=== Section Start ===

# kleinzcy/speech_signal_processing

Hardware: AMD Instinct MI355X
Metric: MFCC frames/s (one fused pass: framing .. DCT + delta + delta-delta, 39-d) (higher is better)
Workload: dtype f32; 1 GPU; configs[1]: 100000 x 3 s synthetic 16 kHz utterances per GPU, 39-d MFCC (+delta+delta-delta), 400/160/512, 24 mel; utterances_per_gpu=100000, frames_per_gpu=29800000, d_out=39, parallelism=utterance-sharded x1, world_size_observed=1

## Files before the change

speech_signal_processing_amd/csrc/cplx.hpp:

```cpp
#pragma once
#include <hip/hip_runtime.h>

namespace ssp {

typedef float v2f __attribute__((ext_vector_type(2)));
typedef float v4f __attribute__((ext_vector_type(4)));
typedef __attribute__((address_space(3))) void* lds_ptr_t;


__device__ __forceinline__ v2f swap(v2f z) { return v2f{z.y, z.x}; }
__device__ __forceinline__ v2f xx(v2f z) { return v2f{z.x, z.x}; }
__device__ __forceinline__ v2f yy(v2f z) { return v2f{z.y, z.y}; }
__device__ __forceinline__ v2f add_neg_i(v2f t, v2f u) { return __builtin_elementwise_fma(swap(u), v2f{1.f, -1.f}, t); }
__device__ __forceinline__ v2f sub_neg_i(v2f t, v2f u) { return __builtin_elementwise_fma(swap(u), v2f{-1.f, 1.f}, t); }
__device__ __forceinline__ v2f cmulc(v2f z, float c, float s) {
    return __builtin_elementwise_fma(yy(z), v2f{-s, c}, xx(z) * v2f{c, s});
}
__device__ __forceinline__ v2f cmul(v2f z, v2f w) {
    v2f t, r;
    asm("v_pk_mul_f32 %0, %1, %2 op_sel_hi:[0,1]" : "=v"(t) : "v"(z), "v"(w));
    asm("v_pk_fma_f32 %0, %1, %2, %3 op_sel:[1,1,0] op_sel_hi:[1,0,1] neg_lo:[0,1,0]"
        : "=v"(r) : "v"(z), "v"(w), "v"(t));
    return r;
}
__device__ __forceinline__ v2f cmul_negi(v2f z, v2f w) {
    v2f t, r;
    asm("v_pk_mul_f32 %0, %1, %2 op_sel:[1,0] op_sel_hi:[1,1]" : "=v"(t) : "v"(z), "v"(w));
    asm("v_pk_fma_f32 %0, %1, %2, %3 op_sel:[0,1,0] op_sel_hi:[0,0,1] neg_hi:[0,1,0]"
        : "=v"(r) : "v"(z), "v"(w), "v"(t));
    return r;
}
__device__ __forceinline__ v2f cmul2(v2f z, v2f w, v2f iw) { return __builtin_elementwise_fma(yy(z), iw, xx(z) * w); }

__device__ __forceinline__ void dft4(v2f& a, v2f& b, v2f& c, v2f& d) {
    const v2f t0 = a + c, t1 = a - c, t2 = b + d, u = b - d;
    a = t0 + t2;
    c = t0 - t2;
    b = add_neg_i(t1, u);
    d = sub_neg_i(t1, u);
}

__device__ __forceinline__ void dft4_d0(v2f& a, v2f& b, v2f& c, v2f& d) {
    const v2f t0 = a + c, t1 = a - c, u = b;
    a = t0 + u;
    c = t0 - u;
    b = add_neg_i(t1, u);
    d = sub_neg_i(t1, u);
}

template <bool TAIL0 = false>
__device__ __forceinline__ void fft16_in(v2f (&z)[16]) {
    constexpr float C1 = 0.92387953251128674f, S1 = 0.38268343236508977f, R = 0.70710678118654752f;
    dft4(z[0], z[4], z[8], z[12]);
#pragma unroll
    for (int n2 = 1; n2 < 4; ++n2) {
        if (TAIL0) dft4_d0(z[n2], z[n2 + 4], z[n2 + 8], z[n2 + 12]);
        else dft4(z[n2], z[n2 + 4], z[n2 + 8], z[n2 + 12]);
    }
    z[5] = cmulc(z[5], C1, -S1);
    z[6] = cmulc(z[6], R, -R);
    z[7] = cmulc(z[7], S1, -C1);
    z[9] = cmulc(z[9], R, -R);
    z[10] = swap(z[10]) * v2f{1.f, -1.f};
    z[11] = cmulc(z[11], -R, -R);
    z[13] = cmulc(z[13], S1, -C1);
    z[14] = cmulc(z[14], -R, -R);
    z[15] = cmulc(z[15], -C1, S1);
#pragma unroll
    for (int k1 = 0; k1 < 4; ++k1) dft4(z[4 * k1], z[4 * k1 + 1], z[4 * k1 + 2], z[4 * k1 + 3]);
    v2f o[16];
#pragma unroll
    for (int k1 = 0; k1 < 4; ++k1)
#pragma unroll
        for (int k2 = 0; k2 < 4; ++k2) o[k1 + 4 * k2] = z[4 * k1 + k2];
#pragma unroll
    for (int i = 0; i < 16; ++i) z[i] = o[i];
}
__device__ __forceinline__ void fft16(v2f (&z)[16]) { fft16_in<false>(z); }

__device__ __forceinline__ void fft8(v2f (&z)[8]) {
    constexpr float R = 0.70710678118654752f;
    dft4(z[0], z[2], z[4], z[6]);
    dft4(z[1], z[3], z[5], z[7]);
    const v2f o0 = z[1], o1 = cmulc(z[3], R, -R), o2 = swap(z[5]) * v2f{1.f, -1.f}, o3 = cmulc(z[7], -R, -R);
    const v2f e0 = z[0], e1 = z[2], e2 = z[4], e3 = z[6];
    z[0] = e0 + o0;
    z[1] = e1 + o1;
    z[2] = e2 + o2;
    z[3] = e3 + o3;
    z[4] = e0 - o0;
    z[5] = e1 - o1;
    z[6] = e2 - o2;
    z[7] = e3 - o3;
}

template <int R>
__device__ __forceinline__ void fft_small(v2f (&z)[R]) {
    if constexpr (R == 2) {
        const v2f a = z[0], b = z[1];
        z[0] = a + b;
        z[1] = a - b;
    } else if constexpr (R == 4) {
        dft4(z[0], z[1], z[2], z[3]);
    } else if constexpr (R == 8) {
        fft8(z);
    } else {
        fft16(z);
    }
}

extern "C" __device__ float ssp_fmul_legacy(float, float) __asm("llvm.amdgcn.fmul.legacy");
__device__ __forceinline__ v2f wmul_edge(v2f y, v2f w) { return v2f{ssp_fmul_legacy(y.x, w.x), ssp_fmul_legacy(y.y, w.y)}; }

__device__ __forceinline__ v2f edge_row_taps(v2f w, int first_tap, int win_len) {
    if (first_tap < win_len && w.x == 0.f) w.x = 1.17549435e-38f;
    if (first_tap + 1 < win_len && w.y == 0.f) w.y = 1.17549435e-38f;
    return w;
}

}
```

speech_signal_processing_amd/csrc/mfcc_stream_kernel.hpp:

```cpp
#pragma once
#include <algorithm>
#include <cmath>
#include <cstdlib>
#include <type_traits>

#include "mfcc.hpp"
#include "cplx.hpp"

namespace ssp {

namespace {
typedef unsigned v2u __attribute__((ext_vector_type(2)));
typedef __attribute__((address_space(3))) const volatile v2f* lds_cv2f_t;
typedef __attribute__((address_space(3))) const volatile float* lds_cvf_t;
typedef __attribute__((address_space(3))) const v2f* lds_c2f_t;
typedef __attribute__((address_space(3))) v4f* lds_4f_t;
constexpr int ZROW = 128;
constexpr int ZFRAME = 16 * ZROW;
constexpr int LM_OFF = 1792;
constexpr int RING_FRAMES = 24;
constexpr int RING_ROW = 64;
constexpr int STREAM_WAVES = 4;
#ifndef SSP_S_PSHIFT
#define SSP_S_PSHIFT 64
#endif
constexpr int PSH = SSP_S_PSHIFT;
static_assert(4 * (256 + 24) + PSH <= LM_OFF - 192, "shifted P row: piece reads must stay below the log-mel rows");
#ifndef SSP_S_NOFLOOR
#define SSP_S_NOFLOOR 1
#endif
#ifndef SSP_S_PUTSC
#define SSP_S_PUTSC 1
#endif
#ifndef SSP_S_AHEAD
#define SSP_S_AHEAD 1
#endif
#ifndef SSP_S_WTAB
#define SSP_S_WTAB 1
#endif
#ifndef SSP_S_LADDR
#define SSP_S_LADDR 1
#endif
constexpr int STREAM_WTAB_N = 39, STREAM_WTAB_BYTES = STREAM_WTAB_N * 8;
constexpr bool stream_wtab(int melv, int ns, int cm, int walk, int geo) { return SSP_S_WTAB && geo >= 2 && !walk && !cm && !(melv >= 4 && ns >= 4); }
#define SSP_STR_(x) #x
#define SSP_STR(x) SSP_STR_(x)

__device__ __forceinline__ float stream_log(const FastArgs& f, float v) {
    return __builtin_amdgcn_logf(fmaxf(v + f.log_add, f.log_max)) * f.log_k;
}

__device__ __forceinline__ float delta_weight(float t, float tp, float Tm1, float half_inv) {
    const float lo = tp <= 0.f ? -1.0e6f : tp;
    const float hi = tp >= Tm1 ? 1.0e6f : tp;
    const float a = fmaxf(lo, t - 2.f), b = fminf(hi, t + 2.f);
    const float cnt = fmaxf(b - a + 1.f, 0.f);
    const float w = cnt * (a + b - 2.f * t) * half_inv;
    return (tp < 0.f || tp > Tm1) ? 0.f : w;
}
}

template <int NZ, int POWER, int PRE, int MELV, int KS, int NS, int OCC, int CM, int WALK, int GEO>
__device__ __forceinline__ void mfcc_stream512_body(const MfccArgs& a, const FastArgs& f, const StreamArgs& sa) {
    static_assert(GEO >= 0 && GEO <= 3 && (GEO == 0 || (NZ == 13 && KS == 6 && MELV != 0)), "fixed geometry: the 400 / 160 / 24-filter family only");
    constexpr bool FIXG = GEO != 0;
    extern __shared__ __attribute__((aligned(16))) char smem[];
    if (WALK && sa.work_counter[1] == 0) return;
    const int tid = threadIdx.x, lane = tid & 63;
    const int wave = __builtin_amdgcn_readfirstlane(tid >> 6);
    const int g = lane >> 4, j = lane & 15;
    constexpr int nc = 13;
    constexpr int mel_ns = NS;

    char* zbuf = smem + wave * sa.wave_bytes;
    float* stage = reinterpret_cast<float*>(zbuf + 4 * ZFRAME);
    char* ring = zbuf + 4 * ZFRAME + sa.stage_bytes;

    v2f wreg[NZ];
#pragma unroll
    for (int n1 = 0; n1 < NZ; ++n1) wreg[n1] = *reinterpret_cast<const v2f*>(a.window + 32 * n1 + 2 * j);
#pragma unroll
    for (int n1 = 0; n1 < NZ; ++n1) wreg[n1] = edge_row_taps(wreg[n1], 32 * n1 + 2 * j, a.win_len);
#ifndef SSP_STREAM_NTW
#define SSP_STREAM_NTW 15
#endif
#ifndef SSP_STREAM_NTW_CM
#define SSP_STREAM_NTW_CM 12
#endif
#ifndef SSP_STREAM_NWP
#define SSP_STREAM_NWP 8
#endif
    constexpr int NTW = OCC >= 3 ? (CM ? SSP_STREAM_NTW_CM : ((MELV <= 3 && NS <= 2) ? SSP_STREAM_NTW : ((MELV >= 4 && NS >= 4) ? 8 : 9))) : 15, NWP = OCC >= 3 ? SSP_STREAM_NWP : 8;
    static_assert(NTW >= 8, "rows above NTW take W^((k1 - 8) j) W^(8 j): W^(8 j) = twr[7] must be resident");
    v2f twr[NTW], wpr[NWP];
#pragma unroll
    for (int k1 = 1; k1 <= NTW; ++k1) twr[k1 - 1] = *reinterpret_cast<const v2f*>(&f.tw16[k1 * 16 + j]);
    float dA[KS];
#pragma unroll
    for (int s = 0; s < KS; ++s) dA[s] = sa.dctA[s * 64 + lane];
#pragma unroll
    for (int i = 0; i < NWP; ++i) wpr[i] = *reinterpret_cast<const v2f*>(&f.wpost[i * 16 + j]);
    constexpr bool DENSE = MELV == 0;
    constexpr int MV = DENSE ? 1 : MELV;
    v4f mw[MV];
    int mofs[MV];
    v2f mk01 = v2f{0.f, 0.f}, mk23 = v2f{0.f, 0.f};
    int mfid = -1;
    v4f dw[DENSE ? 6 : 1][4];
    float dw256[DENSE ? 6 : 1];
    if (DENSE) {
#pragma unroll
        for (int k = 0; k < 6; ++k) {
#pragma unroll
            for (int i = 0; i < 4; ++i) dw[DENSE ? k : 0][i] = *reinterpret_cast<const v4f*>(sa.dense_w + ((size_t)lane * 6 + k) * 20 + 4 * i);
            dw256[DENSE ? k : 0] = sa.dense_w[((size_t)lane * 6 + k) * 20 + 16];
        }
    } else {
#pragma unroll
        for (int i = 0; i < MV; ++i) {
            mw[i] = *reinterpret_cast<const v4f*>(f.pc_w + ((size_t)lane * MV + i) * 4);
            mofs[i] = f.pc_ofs[lane * MV + i];
        }
        mk01 = *reinterpret_cast<const v2f*>(f.pc_mask + lane * 4);
        mk23 = NS > 2 ? *reinterpret_cast<const v2f*>(f.pc_mask + lane * 4 + 2) : v2f{0.f, 0.f};
        mfid = f.pc_fid[lane];
    }

    const int hop = FIXG ? 160 : a.hop;
    const float pre = PRE ? a.preemph : 0.f;
    const float npre = -pre;
    const int slen = FIXG ? 3 * 160 + 32 * 13 : f.slen;
    const int n_piece = (slen + 255) >> 8;
    const bool has_half = (slen & 255) != 0 && (slen & 255) <= 128;
    const int n_full = has_half ? n_piece - 1 : n_piece;
    const int dord = FIXG ? GEO - 1 : a.delta_order;
    const int Dd = FIXG ? nc * GEO : a.d_out;
    const int n_filt = FIXG ? 24 : a.n_filt;
    const int lm_pad = FIXG ? 0 : f.lm_pad;
    const float half_inv = 0.5f * a.delta_inv_denom;
    const uint32_t stage_lds = __builtin_amdgcn_readfirstlane((uint32_t)(uintptr_t)(lds_ptr_t)stage);
    constexpr bool WTAB = FIXG && stream_wtab(MELV, NS, CM, WALK, GEO);
    char* wtab = smem + STREAM_WAVES * sa.wave_bytes;
    if constexpr (WTAB) {
        const float inv = 2.f * half_inv, inv2 = inv * inv;
        const float ds = (float)(lane - 19);
        const float aw = __builtin_fabsf(ds);
        const float w = __builtin_fmaf(aw, __builtin_fmaf(aw * aw, -1.f / 6.f, 37.f / 6.f), -10.f) * inv2;
        if (lane < STREAM_WTAB_N) *reinterpret_cast<v2f*>(wtab + 8 * lane) = v2f{__builtin_fabsf(ds) <= 2.f ? ds * inv : 0.f, aw <= 4.f ? w : 0.f};
        asm volatile("s_waitcnt lgkmcnt(0)" ::: "memory");
    }
    constexpr bool LADDR = FIXG && !WALK && !CM && SSP_S_LADDR;
    int la_dct = 0, la_put = 0, la_pf = 0;
    if constexpr (LADDR) {
        la_dct = (int)(uintptr_t)(lds_ptr_t)(zbuf + (j & 3) * (ZFRAME - 64) + LM_OFF + g * (KS * 4));
        la_put = j < 4 ? (int)(uintptr_t)(lds_ptr_t)(ring + j * RING_ROW + g * 16) : -1;
        la_pf = lane * 16;
        asm volatile("" : "+v"(la_dct), "+v"(la_put), "+v"(la_pf));
    }
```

=== Section End ===

Directions> Across the material above, how many lines include the string "false"? Only the number is wanted.

Answer section> 2